RE: Coveny’s plan for health care
October 14, 2017 at 7:54 am
(This post was last modified: October 14, 2017 at 8:02 am by Coveny.)
(October 14, 2017 at 12:28 am)Tizheruk Wrote:(October 14, 2017 at 12:03 am)Coveny Wrote: Oh I see you do it to me, no problem, I do it to you and your cry fowl. Got it.Good when you do 12 surgeries a day . And make no mistakes come back to me . Field medicine is not the same as frequent domestic surgeries .
As a for the record thing I was a field medic in the army it's much shorter than two years and I've stitched people up just fine. (to be fair it was 20 years ago though) Also could you tell me how long it takes to become a paramedic, and explain why you feel don't understand medicine please?
I prolly shouldn't have engaged you because you are obviously trolling me, but at this point I'm already in so what the heck.
Oh look more "facts" that you can't support. 12 surgeries a day? I have no interest in going to that surgeon. From the surgeries I've had, and the people I know have had even simple surgeries take hours to do. Can't see how it would be possible to perform 12 a day so I spent 5 seconds on google and found this: "The average numbers of procedures per surgeon per year was 398" https://www.ncbi.nlm.nih.gov/pmc/articles/PMC1420902/ it's a bit old, but I doubt it's change that much.
(October 14, 2017 at 1:04 am)Cecelia Wrote: Paramedics and EMTs are trained to deal with specific (and usually fairly limited) situations. They are the best qualified to get patients to the hospital in as good as shape as they were found--if not better. There's a big difference between the job of a paramedic and a doctor. Their skills are geared more toward pre-hospital care. And often they are under the direction of a doctor (who is more useful back at the hospital, with other patients)
It's easy to think that because you can become a paramedic in a short amount of time, that people could also become doctors in such a short amount of time--but doctors and paramedics aren't remotely the same thing. Just like Doctors and nurses aren't the same thing.

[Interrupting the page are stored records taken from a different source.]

@@ -106,7 +106,10 @@
                 if (q1 > q0) sweep_warm_tables(S, X, q0, q1, s);
             }
             if (l >= next_warm) next_warm = l + (int)std::max<int64_t>(S.opt.warm_ahead, 1);
-            if (int rc = sweep_launch_level(S, X, l, s)) return rc;
+            if (X.pairs_ok && l + 1 < l1 && S.pair_at[l + 1] >= 0) {
+                if (S.level_win[l + 1] >= 0 && S.level_win[l + 1] != S.cur_win) load_window(S.level_win[l + 1]);
+                if (int rc = sweep_launch_pair(S, X, ++l, s)) return rc;
+            } else if (int rc = sweep_launch_level(S, X, l, s)) return rc;
             ++n_launch;
             if (S.opt.sync_every > 0 && n_launch % S.opt.sync_every == 0) DG_HIP(hipStreamSynchronize(s));
         }
@@ -118,8 +121,8 @@
         next_warm = lb;
         if (int rc = sweep_prefetch_begin(S, X, lb, le, n_win() == 1, s)) return rc;
         const int64_t gb = S.opt.graph_batch >= 0 ? S.opt.graph_batch : 1000;
-        const int pf_key = ((S.pf_active && S.opt.pf_far > 0) ? 1 : 0) | (X.rp_active << 1);
         for (int l0 = lb; l0 < le;) {
+            const int pf_key = ((S.pf_active && S.opt.pf_far > 0) ? 1 : 0) | (X.flip << 1) | (X.rp_active << 2);
             const bool use_graph = gb > 0 && n_win() == 1 && S.opt.sync_every == 0 && !S.graph_failed;
             const int l1 = use_graph ? (int)std::min<int64_t>((int64_t)l0 + gb, le) : le;
             while (S.delta_piece_next < (int)S.delta_piece_level.size() && S.delta_piece_level[S.delta_piece_next] < l1) {
@@ -133,8 +136,8 @@
                 slot = &S.graphs[key];
                 if (slot->exec) {
                     DG_HIP(hipGraphLaunch(slot->exec, s));
-                    X.hist.add(slot->hist);
-                    n_launch += l1 - l0; l0 = l1;
+                    X.hist.add(slot->hist); X.pair_hist.add(slot->pair_hist);
+                    n_launch += slot->n_launch; X.flip ^= slot->flips; l0 = l1;
                     continue;
                 }
                 if (hipStreamBeginCapture(s, hipStreamCaptureModeThreadLocal) == hipSuccess) capturing = true;
@@ -142,6 +145,8 @@
             }
             const int64_t n_launch_before = n_launch;
             const SweepHist hist_before = X.hist;
+            const PairHist pair_hist_before = X.pair_hist;
+            const int flip_before = X.flip;
             if (int rc = issue_levels(l0, l1, lb, le)) {
                 if (capturing) {
                     hipGraph_t cg = nullptr;
@@ -158,11 +163,14 @@
                 if (cg) (void)hipGraphDestroy(cg);
                 if (!ok) {
                     (void)hipGetLastError();
-                    slot->exec = nullptr; S.graph_failed = true; n_launch = n_launch_before; X.hist = hist_before;
+                    slot->exec = nullptr; S.graph_failed = true; n_launch = n_launch_before; X.hist = hist_before; X.pair_hist = pair_hist_before; X.flip = flip_before;
                     continue;
                 }
                 slot->hist = X.hist;
                 slot->hist.add(hist_before, -1);
+                slot->pair_hist = X.pair_hist;
+                slot->pair_hist.add(pair_hist_before, -1);
+                slot->n_launch = n_launch - n_launch_before; slot->flips = X.flip ^ flip_before;
                 DG_HIP(hipGraphLaunch(slot->exec, s));
             }
             l0 = l1;
@@ -226,6 +234,8 @@
         }
 #endif
         sweep_init_state(S, s);
+        X.pairs_ok = !S.pairs.empty() && S.opt.pair_levels && n_seg == 1 && n_win() == 1 && !X.digest && S.opt.use_fast && S.opt.adaptive_rc && S.opt.test_force_rc == 0 &&
+                     X.small_state && X.rp_active == S.RP;
         if (n_seg == 1) {
             if (int rc = sweep_and_walk(0, S.d_bp.p ? 1 : n_chunks_all, true, true)) return rc;
         } else {
@@ -308,6 +318,7 @@
     S.sink_host.clear();
     const int rc_run = run.forward_and_trace();
     S.launch_hist = run.X.hist;
+    S.pair_hist = run.X.pair_hist;
     if (rc_run) return rc_run;
     DG_HIP(hipMemcpyAsync(to.data(), S.d_ch_trace.p, sizeof(TraceOut) * to.size(), hipMemcpyDeviceToHost, s));
     DG_HIP(hipMemcpyAsync(edges.data(), S.d_ch_edges.p, 4 * edges.size(), hipMemcpyDeviceToHost, s));
@@ -435,6 +446,22 @@
     memcpy(buf, out.c_str(), out.size() + 1);
     return DG_OK;
 }
+extern "C" int dg_dp_get_pair_profile(dg_ctx *c, char *buf, int cap) {
+    if (!c || !c->dp || !buf || cap < 2) { dgi::set_error("dg_dp_get_pair_profile: no state"); return DG_ERR_STATE; }
+    std::string out;
+    for (int q = 0; q < dgi::N_PAIR_RCS; ++q)
+        if (const int64_t n = c->dp->pair_hist.n[q]) out += (out.empty() ? "" : " ") + dgi::pair_variant_name(q) + ':' + std::to_string(n);
+    if ((int)out.size() + 1 > cap) { dgi::set_error("dg_dp_get_pair_profile: buffer too small (%zu needed)", out.size() + 1); return DG_ERR_ARG; }
+    memcpy(buf, out.c_str(), out.size() + 1);
+    return DG_OK;
+}
+extern "C" int dg_dp_list_pair_variants(char *buf, int cap) {
+    std::string out;
+    for (int q = 0; q < dgi::N_PAIR_RCS; ++q) out += (out.empty() ? "" : " ") + dgi::pair_variant_name(q);
+    if (!buf || (int)out.size() + 1 > cap) { dgi::set_error("dg_dp_list_pair_variants: buffer too small (%zu needed)", out.size() + 1); return DG_ERR_ARG; }
+    memcpy(buf, out.c_str(), out.size() + 1);
+    return DG_OK;
+}
 extern "C" int dg_dp_list_sweep_variants(char *buf, int cap) {
     std::string out;
     for (int q = 0; q < dgi::SweepVariant::count(); ++q)
@@ -455,6 +482,7 @@
     {"objective_lds_bytes", &DpO::objective_lds_bytes, 0, true},
     {"rowx", &DpO::use_rowx, 0, false}, {"lean_chain", &DpO::use_lean_chain, 0, false}, {"segment_cells", &DpO::segment_cells, 0, false},
     {"host_threads", &DpO::host_threads, 1, false}, {"host_tables", &DpO::host_tables, 0, false}, {"delta_cap_entries", &DpO::delta_cap_entries, 0, true},
+    {"pair_levels", &DpO::pair_levels, 0, false}, {"pair_min", &DpO::pair_min, 1, false},
     {"lattice_chunk_cells", &DpO::chunk_units_cfg, 1, false},
 };
 static int dp_option(dg_ctx *c, const char *what, const char *key, const int64_t *set, int64_t *get) {
diff --git a/dipgenie_amd/csrc/dg_dp_sweep.hip b/dipgenie_amd/csrc/dg_dp_sweep.hip
--- a/dipgenie_amd/csrc/dg_dp_sweep.hip
+++ b/dipgenie_amd/csrc/dg_dp_sweep.hip
@@ -50,8 +50,8 @@
 __device__ __forceinline__ void sweep_level_pairs(const SweepArgs &A, int lvl, int wave_id, int n_waves) {
     const LevelDesc d = A.descs[lvl];
     const int RP = A.RP;
-    const int32_t *__restrict__ cur = (const int32_t *)(A.ring + (size_t)DG_SLOT(lvl - 1) * A.slot_bytes + A.pad_bytes);
-    int32_t *__restrict__ nxt = (int32_t *)(A.ring + (size_t)DG_SLOT(lvl) * A.slot_bytes + A.pad_bytes);
+    const int32_t *__restrict__ cur = (const int32_t *)(A.ring + (size_t)(DG_SLOT(lvl - 1) ^ A.flip) * A.slot_bytes + A.pad_bytes);
+    int32_t *__restrict__ nxt = (int32_t *)(A.ring + (size_t)(DG_SLOT(lvl) ^ A.flip) * A.slot_bytes + A.pad_bytes);
     const int lane = threadIdx.x & 63;
     const int nchunk = (RP + RC - 1) / RC;
     const int64_t ntask = (int64_t)d.k2 * d.ngroups * nchunk;
@@ -389,7 +389,7 @@
     const int g = (int)blockIdx.x * DG_PLAIN_GW + (wv % DG_PLAIN_GW);
     const int r0 = ((int)blockIdx.y * DG_PLAIN_CH + wv / DG_PLAIN_GW) * RC;
     if (g >= nblocks || r0 >= (rp_k & 0x1FFF)) return;
-    int32_t *nxt = (int32_t *)(A.ring + (size_t)DG_SLOT(lvl) * A.slot_bytes + A.pad_bytes);
+    int32_t *nxt = (int32_t *)(A.ring + (size_t)(DG_SLOT(lvl) ^ A.flip) * A.slot_bytes + A.pad_bytes);
     sweep_task<RC, DIGEST, GENERAL, 0>(H, A, d, state_rsrc(cur, buf_bytes), nxt, (int)blockIdx.z, g, r0, lvl);
 }
 
@@ -400,7 +400,7 @@
                                                             FastArgs A, LevelDesc d, int lvl, const uint16_t *dm, int dT, const int32_t *__restrict__ heavy_rows) {
     const LevelHead H{rowrec_l, slots_l, rowx_l, cur, dm, rowx_stride, rp_k & 0x1FFF, rp_k >> 13, A.pad_bytes, dT, A.buf_bytes};
     publish_level(A.progress, lvl);
-    int32_t *nxt = (int32_t *)(A.ring + (size_t)DG_SLOT(lvl) * A.slot_bytes + A.pad_bytes);
+    int32_t *nxt = (int32_t *)(A.ring + (size_t)(DG_SLOT(lvl) ^ A.flip) * A.slot_bytes + A.pad_bytes);
     const int r0 = (int)blockIdx.y * RC;
     const int zc = 4 * n_heavy;
     if ((int)blockIdx.z < zc) {
@@ -421,6 +421,114 @@
     sweep_task<RC, DIGEST, GENERAL, 1>(H, A, d, state_rsrc(cur, A.buf_bytes), nxt, (int)blockIdx.z - zc, g, r0, lvl);
 }
 
+template <int RC>
+__device__ __forceinline__ void relax_pair(const int (&vals)[RC], int dl, uint32_t ord, uint32_t mid, int r0, int w, int RP,
+                                           int (&bval)[RC], uint32_t (&bord)[RC], uint32_t (&bmid)[RC]) {
+#pragma unroll
+    for (int q = 0; q < RC; ++q) {
+        const int cand = vals[q] + dl;
+        const bool ok = (r0 + q < RP) & (r0 + q - w >= 0) & (vals[q] != NEG_INF);
+        const bool take = ok & ((cand > bval[q]) | ((cand == bval[q]) & (ord > bord[q])));
+        bval[q] = take ? cand : bval[q];
+        bord[q] = take ? ord : bord[q];
+        bmid[q] = take ? mid : bmid[q];
+    }
+}
+__device__ __forceinline__ void merge_best_pair(int ov, uint32_t oo, uint32_t om, bool same, int &bv, uint32_t &bo, uint32_t &bm) {
+    const bool take = same & ((ov > bv) | ((ov == bv) & (oo > bo)));
+    bv = take ? ov : bv;
+    bo = take ? oo : bo;
+    bm = take ? om : bm;
+}
+
+template <int RC>
+__global__ __launch_bounds__(256) void dp_sweep_pair_kernel(const uint2 *prow_l, const uint4 *pslots_l, const int32_t *cur, const uint16_t *dm1, const uint16_t *dm2,
+                                                            int nblocks, int rp_k, int pad_bytes, int dT1, int dT2, uint32_t buf_bytes,
+                                                            int32_t *__restrict__ nxt, uint16_t *__restrict__ bp1, uint16_t *__restrict__ bp2, int kk, int nt, int *progress, int lvl) {
+    publish_level(progress, lvl);
+    const int lane = threadIdx.x & 63;
+    const int g = (int)blockIdx.x * 4 + (int)(threadIdx.x >> 6), r0 = (int)blockIdx.y * RC, i2 = (int)blockIdx.z;
+    const int RP = rp_k & 0x1FFF, k0 = rp_k >> 13;
+    if (g >= nblocks) return;
+    const uint2 rec = prow_l[i2 * PAIR_MAX_INDEG + (lane & (PAIR_MAX_INDEG - 1))];
+    const uint4 sl = pslots_l[g * 64 + lane];
+    const __amdgpu_buffer_rsrc_t cur_rsrc = state_rsrc(cur, buf_bytes);
+    const int du = __builtin_amdgcn_readfirstlane((int)(rec.x >> 25)) & 0xF;
+    const int steps = __builtin_amdgcn_readfirstlane((int)(sl.z >> 16)) & 0xF;
+    const bool act = sl.x != 0xFFFFFFFFu;
+    const int j = (int)(sl.x & 0x7FFFu), wv = (int)((sl.x >> 15) & 1u) + (int)((sl.x >> 24) & 1u);
+    const uint32_t lanemid = (((sl.x >> 16) & 0xFFu) << 8) | ((sl.x >> 24) & 1u);
+    const int j2 = act ? (int)((sl.z >> 20) & 0xFFu) : -1 - lane;
+    const int c2 = dT2 ? (int)(sl.y & 0xFFFFu) : 0, c1 = dT1 ? (int)(sl.y >> 16) : 0;
+    const uint32_t ordc = ((uint32_t)(BP_MAX_RANK - (int)(sl.z & 0xFFu)) << 16) | (uint32_t)(BP_MAX_RANK - (int)((sl.z >> 8) & 0xFFu));
+    int bval[RC];
+    uint32_t bord[RC], bmid[RC];
+#pragma unroll
+    for (int q = 0; q < RC; ++q) { bval[q] = NEG_INF; bord[q] = 0; bmid[q] = 0; }
+    const int rowbytes = k0 * 4;
+    constexpr int U = RC >= 4 ? 4 : 8;
+    for (int t = 0; t < du; t += U) {
+        if (act) {
+            int vals[U][RC], dl[U];
+#pragma unroll
+            for (int u = 0; u < U; ++u) {
+                if (t + u < du) {
+                    const uint32_t px = (uint32_t)__builtin_amdgcn_readlane((int)rec.x, t + u), py = (uint32_t)__builtin_amdgcn_readlane((int)rec.y, t + u);
+                    const int iu = (int)(px & 0x7FFFu), w = (int)((px >> 15) & 1u) + (int)((px >> 24) & 1u) + wv;
+                    const int off = ((iu * RP + (r0 - w)) * k0 + j) * 4 + pad_bytes;
+                    dl[u] = (int)dm2[(int)(py & 0x7FFu) * dT2 + c2] + (int)dm1[(int)((py >> 11) & 0x7FFu) * dT1 + c1];
+#pragma unroll
+                    for (int q = 0; q < RC; ++q) vals[u][q] = __builtin_amdgcn_raw_buffer_load_b32(cur_rsrc, off + q * rowbytes, 0, 0);
+                }
+            }
+#pragma unroll
+            for (int u = 0; u < U; ++u) {
+                if (t + u < du) {
+                    const uint32_t px = (uint32_t)__builtin_amdgcn_readlane((int)rec.x, t + u), py = (uint32_t)__builtin_amdgcn_readlane((int)rec.y, t + u);
+                    const int w = (int)((px >> 15) & 1u) + (int)((px >> 24) & 1u) + wv;
+                    const uint32_t ord = ((uint32_t)(BP_MAX_RANK - (int)((py >> 22) & 7u)) << 24) | ((uint32_t)(BP_MAX_RANK - (int)((py >> 25) & 7u)) << 8) | ordc;
+                    const uint32_t mid = ((((px >> 16) & 0xFFu) << 16) | ((px >> 24) & 1u)) + lanemid;
+                    relax_pair<RC>(vals[u], dl[u], ord, mid, r0, w, RP, bval, bord, bmid);
+                }
+            }
+        }
+    }
+    if (steps > 0) {
+        const int oj2 = lane_down1(j2);
+        const bool same = (lane + 1 < 64) & (oj2 == j2);
+#pragma unroll
+        for (int q = 0; q < RC; ++q) merge_best_pair(lane_down1(bval[q]), (uint32_t)lane_down1((int)bord[q]), (uint32_t)lane_down1((int)bmid[q]), same, bval[q], bord[q], bmid[q]);
+    }
+    for (int st = 1, sh = 2; st < steps; ++st, sh <<= 1) {
+        const int oj2 = __shfl_down(j2, sh);
+        const bool same = (lane + sh < 64) & (oj2 == j2);
+#pragma unroll
+        for (int q = 0; q < RC; ++q)
+            merge_best_pair(__shfl_down(bval[q], sh), (uint32_t)__shfl_down((int)bord[q], sh), (uint32_t)__shfl_down((int)bmid[q], sh), same, bval[q], bord[q], bmid[q]);
+    }
+    const int pj2 = lane_up1(j2);
+    const bool head = act & ((lane == 0) | (pj2 != j2));
+    if (head) {
+        const int k1 = kk & 0xFF, k2 = kk >> 8;
+#pragma unroll
+        for (int q = 0; q < RC; ++q) {
+            const int r2 = r0 + q;
+            if (r2 < RP) {
+                const int idx = (i2 * RP + r2) * k2 + j2;
+                nxt[idx] = bval[q];
+                if (bp2) {
+                    const uint32_t b2 = ~(bord[q] >> 16);
+                    if (nt) store_bp_nt(&bp2[idx], b2); else bp2[idx] = (uint16_t)b2;
+                    if (bord[q]) {
+                        const uint32_t m = bmid[q];
+                        bp1[((int)(m >> 16) * RP + r2 - (int)(m & 0xFFu)) * k1 + (int)((m >> 8) & 0xFFu)] = (uint16_t)~bord[q];
+                    }
+                }
+            }
+        }
+    }
+}
+
 constexpr int WARM_RANGES = 5;
 struct WarmRanges { const char *p[WARM_RANGES]; long long n16[WARM_RANGES]; };
 __global__ __launch_bounds__(256) void dp_warm_tables_kernel(WarmRanges W) {
@@ -453,7 +561,8 @@
 }
 __global__ void dp_pf_probe_set_kernel(PfCtl *c, int token) { __hip_atomic_store(&c->probe, token, __ATOMIC_RELAXED, __HIP_MEMORY_SCOPE_AGENT); }
 
-__global__ __launch_bounds__(64) void dp_l2_prefetch_kernel(const LevelDesc *__restrict__ descs, FastArgs F, PfCtl *ctl, int seq, int lb, int le, int ahead_near, int delta_resident, int far) {
+__global__ __launch_bounds__(64) void dp_l2_prefetch_kernel(const LevelDesc *__restrict__ descs, FastArgs F, PfCtl *ctl, int seq, int lb, int le, int ahead_near, int delta_resident, int far,
+                                                            const int32_t *__restrict__ pair_at, const PairDesc *__restrict__ pairs, const uint2 *__restrict__ prow, const uint4 *__restrict__ pslots) {
     __shared__ int dump[64];
 #define DG_DROP_LOAD(PTR) __builtin_amdgcn_global_load_lds((const __attribute__((address_space(1))) void *)(PTR), (__attribute__((address_space(3))) void *)dump, 4, 0, 0)
     const bool far_role = (int)blockIdx.x >= PF_WORKGROUPS;
@@ -481,6 +590,20 @@
         if (lp - lv > ahead) { __builtin_amdgcn_s_sleep(48); continue; }
         const LevelDesc &d = descs[lp];
         const int k2 = __builtin_amdgcn_readfirstlane(d.k2), T = __builtin_amdgcn_readfirstlane(d.T);
+        const int pa = pair_at ? __builtin_amdgcn_readfirstlane(pair_at[lp]) : -1;
+        if (pa == -2) { ++lp; ++done; continue; }
+        if (pa >= 0) {
+            const PairDesc &p = pairs[pa];
+            lines((const char *)(prow + p.row_first), 8LL * PAIR_MAX_INDEG * k2);
+            lines((const char *)(pslots + p.slot_first), 1024LL * p.nblocks);
+            if (delta_resident) {
+                const LevelDesc &d1 = descs[lp - 1];
+                if (d.delta_off >= 0 && (long long)T * T <= (128 << 10)) lines((const char *)(F.delta + d.delta_off), 2LL * T * T);
+                if (d1.delta_off >= 0 && (long long)d1.T * d1.T <= (128 << 10)) lines((const char *)(F.delta + d1.delta_off), 2LL * d1.T * d1.T);
+            }
+            ++lp; ++done;
+            continue;
+        }
         lines((const char *)(F.rowrec + d.b0), 16LL * k2);
         lines((const char *)(F.slots + d.slot_first), 512LL * d.nblocks);
         lines((const char *)(F.in_edge + d.in_base), 4LL * T);
@@ -538,11 +661,11 @@
     A.grp_begin = S.d_grp.as<uint32_t>(); A.in_dst = S.d_in_dst.as<int32_t>(); A.dead_cols = S.d_dead.as<int32_t>();
     A.delta = A.delta_zero = S.d_delta.as<uint16_t>();
     A.ring = S.d_ring.as<char>(); A.slot_bytes = S.state_alloc_bytes; A.pad_bytes = 4 * (size_t)S.pad_front;
-    A.bp = nullptr; A.digest = S.d_digest.as<unsigned long long>(); A.RP = S.RP;
+    A.bp = nullptr; A.digest = S.d_digest.as<unsigned long long>(); A.RP = S.RP; A.flip = 0;
     FastArgs &F = X.F;
     F.rowrec = S.d_rowrec.as<uint4>(); F.slots = S.d_slots.as<uint2>(); F.in_edge = A.in_edge; F.rowx = S.d_rowx.as<uint32_t>(); F.dead_cols = A.dead_cols;
     F.delta = F.delta_zero = A.delta; F.bp = nullptr; F.digest = A.digest; F.RP = S.RP;
-    F.ring = S.d_ring.as<char>(); F.slot_bytes = (uint32_t)S.state_alloc_bytes;
+    F.ring = S.d_ring.as<char>(); F.slot_bytes = (uint32_t)S.state_alloc_bytes; F.flip = 0;
 #ifdef DG_SWEEP_PROBE
     F.probe = S.d_probe.as<unsigned long long>();
 #endif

Doctors require years of education for a very good reason--the amount of knowledge they need is much higher. And getting it wrong, can be costly. Relegating the poor to doctors with limited training only opens the floodgates for more problems. And that's exactly what you are doing with your tier system. Because poor people wouldn't be able to see a tier 5 doctor with the money they have. They'd be relegated to a tier 1 or 2 doctor because it's what they can afford. You're essentially making them choose between money, and their health. And when faced with a choice of lower quality vs going into heavy debt, they have to choose lower quality because going into too much debt could destroy them. (And on some level I think you realize this given your argument that your friends can't afford healthcare--which means they'd be going to Tier 1 doctors--or doctors with extremely limited experience)
Even doctors with a LOT of experience can make mistakes. As we see today. I know my daughter was misdiagnosed once by our family doctor. Had my mother (who's also a doctor--an internist to be specific) not recommended me to take her to another doctor, I might not have. The other doctor diagnosed her right, and she was able to get better. Doctors with 2 years of experience are going to be more likely to make mistakes than doctors with more experience. That much should be obvious to anyone. So you'd essentially be sending your friends, who can't afford healthcare, to doctors more likely to make mistakes simply because they can't afford it.
What we need is Single Payer Healthcare. Which isn't without it's flaws, but those are flaws that can be addressed. Grants for those who enter the field of medicine, among other ideas. Single Payer also eliminates the profit-motive, which means that you save the millions of dollars in profit these companies are making. It also cuts out the middle man in negotiating with doctors, meaning everyone would be able to see every doctor. Single Payer is a system that needs worked on, and it's the best way to supply healthcare to everyone in a way that is both equitable, and fair.
You had me at "Paramedics and EMTs are trained to deal with specific (and usually fairly limited) situations." I agree if tier 1 doctors were trained to deal with specific situations they would work out well. Thanks for the support.
If you can address those flaws I'm all ears. Thus far I haven't heard anything from you, and others who are against my system that universal healthcare is the magic bullet. Sure it lowers health care costs, but the basic problem with regulating doctors pay so that "good" doctors make more than "bad" doctors, and the need to double if not triple the number of doctors who've gone through 12 - 15 years of medical training are huge flaws that no one is addressing, or responding to. They are just saying "it's not a problem", or that pretend like it's going to magically fix itself, or human beings are going to change. We have plenty of research that shows that's not the case. So give me a real solutions and I'm all ears. Give me real criticism and I'm all ears. But when your plan is one that's slightly better than what we currently have, and you ignore the problems with it and tout it as the end all be all, let's just say I'm going to be resistant.